Nunca había estado en una subasta. Ayer fue la primera vez y fue la cosa más curiosa del mundo. Yo siempre había tenido la imagen preconcebida de que las subastas se llevaban a cabo en salones muy ornamentados, con muchas señoras bien vestidas y muchos señores trajeados que alzaban con elegancia y seguridad sus manos para cantar sus precios. Y mientras, el señor de la subasta, a lo mejor un tipo viejo con pajarita, repetía en voz alta las ofertas lanzadas. ¿Y saben qué fue lo más curioso que descubrí de cómo eran en realidad? Que tenía toda la razón del mundo: son así, o al menos, fue así aquella en la que estuve.
Que, por cierto, era de relojes. Por lo visto, a alguien se le había ocurrido la genial idea de organizar una subasta para promocionar los nuevos modelos de relojes de diseño que acababan de salir al mercado. Seis personas afortunadas se quedarían con seis nuevos modelos y el resto, claro está, los compraría, porque la frustración de rozar un objeto así y, al final, no quedarse con él, es muy grande. Una estrategia comercial brillante.

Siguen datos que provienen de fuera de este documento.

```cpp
static int profile_drain(femasr_handle *h)
{
    for (auto &r : h->recs) {
        FEMASR_CHECK_HIP(hipEventSynchronize(r.e1));
        float ms = 0.f;
        FEMASR_CHECK_HIP(hipEventElapsedTime(&ms, r.e0, r.e1));
// ... 42 lines not shown
```

include/femasr_hip_debug.h:

```cpp
#ifndef FEMASR_HIP_DEBUG_H
#define FEMASR_HIP_DEBUG_H
#include "femasr_hip.h"
#ifdef __cplusplus
extern "C" {
#endif

int femasr_debug_set_wino_limits(femasr_handle *h, int log2_total, int log2_image);

int femasr_debug_mfma_bf16(void *stream, const uint16_t *a, const uint16_t *b, const float *c, int n, float *d);

int femasr_gemm_force_config(int cfg);
int femasr_conv_small_launch_blocks(int blocks);

int femasr_debug_conv_variant_name(const femasr_conv_args *a, char *name, int cap);

int femasr_debug_weight_image_bytes(const femasr_handle *h, int form, size_t *bytes);

#ifdef __cplusplus
}
#endif
#endif
```

Measured before the change: 68.05.

## Restructure window attention loads: head-major bias table, vector Q/K loads, prefetch V

Repacks the relative-position bias table at weight-load time into a head-major padded image so each block loads its head's table with one float4 per lane instead of strided scalar loads. Q/K rows are now loaded as 4 contiguous float4s per half-wave and redistributed with permlane32_swap rather than 8 float4s with lane-dependent selects. V loading is split so part is issued before the score MFMAs and the rest overlaps them, and blocks are remapped across XCDs. This adds a second table copy per layer and a debug path that keeps the raw-table kernel.

Measured after the change: 68.38 (median of 6 runs). No clear change (+0.5%).

```diff
diff --git a/femasr_amd/_lib.py b/femasr_amd/_lib.py
--- a/femasr_amd/_lib.py
+++ b/femasr_amd/_lib.py
@@ -153,6 +153,8 @@
     'femasr_conv_small_launch_blocks': (c_int, [c_int]),
     'femasr_debug_conv_variant_name': (c_int, [ctypes.POINTER(ConvArgs), ctypes.c_char_p, c_int]),
     'femasr_debug_weight_image_bytes': (c_int, [vp, c_int, ctypes.POINTER(szt)]),
+    'femasr_debug_attn_raw_table': (c_int, [vp, c_int]),
+    'femasr_debug_window_attention_image': (c_int, [vp, vp, c_int, c_int, c_int, c_int, c_int, c_int, vp, vp, vp]),
 }
 
 _lib = None
diff --git a/femasr_amd/csrc/attn_kernel.h b/femasr_amd/csrc/attn_kernel.h
--- /dev/null
+++ b/femasr_amd/csrc/attn_kernel.h
@@ -0,0 +1,237 @@
+#pragma once
+#include "common.h"
+#include "detmath.h"
+
+namespace {
+
+constexpr int ATT_HD = 32, ATT_N = 64;
+constexpr int ATT_TABLE_PITCH = 232;
+typedef float att_f32x16 __attribute__((ext_vector_type(16)));
+
+template <int UNITS, bool HM>
+__global__ __launch_bounds__(64, 2) void window_attention_reg_kernel(const float *__restrict__ qkv, int B, int H, int W, int C,
+                                                                     int heads, int shift, const float *__restrict__ table,
+                                                                     float *__restrict__ out, int total)
+{
+    __shared__ __attribute__((aligned(16))) float Ts[UNITS][ATT_TABLE_PITCH];
+    const int lane = threadIdx.x, c = lane & 31, hf = lane >> 5;
+    const int nwx = W >> 3, nwy = H >> 3;
+    struct Unit { int h, wx, wy, n; };
+    auto unit_of = [&](int bid) {
+        Unit g;
+        g.h = bid % heads;
+        bid /= heads;
+        g.wx = bid % nwx;
+        bid /= nwx;
+        g.wy = bid % nwy;
+        g.n = bid / nwy;
+        return g;
+    };
+    Unit gs[UNITS];
+    bool has[UNITS];
+    const int blk = xcd_remap((int)blockIdx.x, (int)gridDim.x);
+#pragma unroll
+    for (int u = 0; u < UNITS; ++u) {
+        const int bid = blk * UNITS + u;
+        has[u] = bid < total;
+        gs[u] = unit_of(has[u] ? bid : total - 1);
+    }
+    float4 tv[UNITS];
+    auto load_table = [&](int u) {
+        if (HM) {
+            if (lane < ATT_TABLE_PITCH / 4) tv[u] = ld4(table + gs[u].h * ATT_TABLE_PITCH + 4 * lane);
+        } else {
+            tv[u].x = table[lane * heads + gs[u].h];
+            tv[u].y = table[(lane + 64) * heads + gs[u].h];
+            tv[u].z = table[(lane + 128) * heads + gs[u].h];
+            if (lane + 192 < 225) tv[u].w = table[(lane + 192) * heads + gs[u].h];
+        }
+    };
+    auto store_table = [&](int u) {
+        if (HM) {
+            if (lane < ATT_TABLE_PITCH / 4) *reinterpret_cast<float4 *>(&Ts[u][4 * lane]) = tv[u];
+        } else {
+            Ts[u][lane] = tv[u].x;
+            Ts[u][lane + 64] = tv[u].y;
+            Ts[u][lane + 128] = tv[u].z;
+            if (lane + 192 < 225) Ts[u][lane + 192] = tv[u].w;
+        }
+    };
+    const float scale = 0.17677669529663687f;
+    auto rowtok = [&](const Unit &g, int iy) { int y = g.wy * 8 + iy + shift; if (y >= H) y -= H; return y * W; };
+    auto coltok = [&](const Unit &g, int ix) { int x = g.wx * 8 + ix + shift; if (x >= W) x -= W; return x; };
+    auto qb = [&](const Unit &g) { return qkv + (size_t)g.n * H * W * 3 * C + g.h * ATT_HD; };
+
+    float ak[2][16], bq[2][16];
+    float4 kr[2][4], qr[2][4];
+    auto load_qk = [&](const Unit &g) {
+        const float *qbase = qb(g);
+#pragma unroll
+        for (int tI = 0; tI < 2; ++tI) {
+            const int w = 32 * tI + c;
+            const unsigned tok = (unsigned)(rowtok(g, w >> 3) + coltok(g, w & 7));
+            const float *kp = qbase + tok * (unsigned)(3 * C) + C, *qp = qbase + tok * (unsigned)(3 * C);
+#pragma unroll
+            for (int d4 = 0; d4 < 4; ++d4) {
+                kr[tI][d4] = ld4(kp + 16 * hf + 4 * d4);
+                qr[tI][d4] = ld4(qp + 16 * hf + 4 * d4);
+            }
+        }
+    };
+    auto trade_qk = [&]() {
+#pragma unroll
+        for (int tI = 0; tI < 2; ++tI)
+#pragma unroll
+            for (int k = 0; k < 8; ++k) {
+                const float4 kv = kr[tI][k >> 1], qv = qr[tI][k >> 1];
+                const auto ks = __builtin_amdgcn_permlane32_swap(__builtin_bit_cast(unsigned, (k & 1) ? kv.z : kv.x),
+                                                                 __builtin_bit_cast(unsigned, (k & 1) ? kv.w : kv.y), false, false);
+                const auto qs = __builtin_amdgcn_permlane32_swap(__builtin_bit_cast(unsigned, (k & 1) ? qv.z : qv.x),
+                                                                 __builtin_bit_cast(unsigned, (k & 1) ? qv.w : qv.y), false, false);
+                ak[tI][k] = __builtin_bit_cast(float, (unsigned)ks[0]);
+                ak[tI][8 + k] = __builtin_bit_cast(float, (unsigned)ks[1]);
+                bq[tI][k] = __builtin_bit_cast(float, (unsigned)qs[0]) * scale;
+                bq[tI][8 + k] = __builtin_bit_cast(float, (unsigned)qs[1]) * scale;
+            }
+    };
+    float vf[2][16];
+    auto load_v = [&](const Unit &g, int t0, int t1) {
+        const float *vb = qb(g) + 2 * C + c;
+        unsigned cto[4];
+#pragma unroll
+        for (int e = 0; e < 4; ++e) cto[e] = (unsigned)coltok(g, e + 4 * hf) * (unsigned)(3 * C);
+#pragma unroll
+        for (int tj = t0; tj < t1; ++tj)
+#pragma unroll
+            for (int r = 0; r < 16; ++r) {
+                const unsigned ro = (unsigned)__builtin_amdgcn_readfirstlane(rowtok(g, (r >> 2) + 4 * tj)) * (unsigned)(3 * C);
+                vf[tj][r] = vb[ro + cto[r & 3]];
+            }
+    };
+    load_qk(gs[0]);
+#pragma unroll
+    for (int u = 0; u < UNITS; ++u) load_table(u);
+    load_v(gs[0], 0, 1);
+#pragma unroll
+    for (int u = 0; u < UNITS; ++u) {
+        if (!has[u]) break;
+        const Unit g = gs[u];
+        float *obase = out + (size_t)g.n * H * W * C + g.h * ATT_HD;
+        const bool masked = shift > 0 && (g.wy == nwy - 1 || g.wx == nwx - 1);
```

Por cierto, la forma en la que había que cantar los precios era curioso. Primero tenías que decir, por ejemplo, “compro relojes Audemars Piguet”, y luego añadir: “por X cantidad de dinero”. Creo que el canto que más me gustó fue el de: “compro relojes Vacheron Constantin”. No sé, sonaba con fuerza; y encima, una señora, que acabó llevándoselo, lo hacía con voz poderosa, y eso le daba un toque especial. Tampoco le hago ascos al canto de: “compro relojes Panerai”, y lo tengo asociado a la voz serena y ronca de un señor que fumaba un gran puro.
¿Que si yo participé? Claro que no, a mí solo me invitaron a verla. No tengo tanto dinero.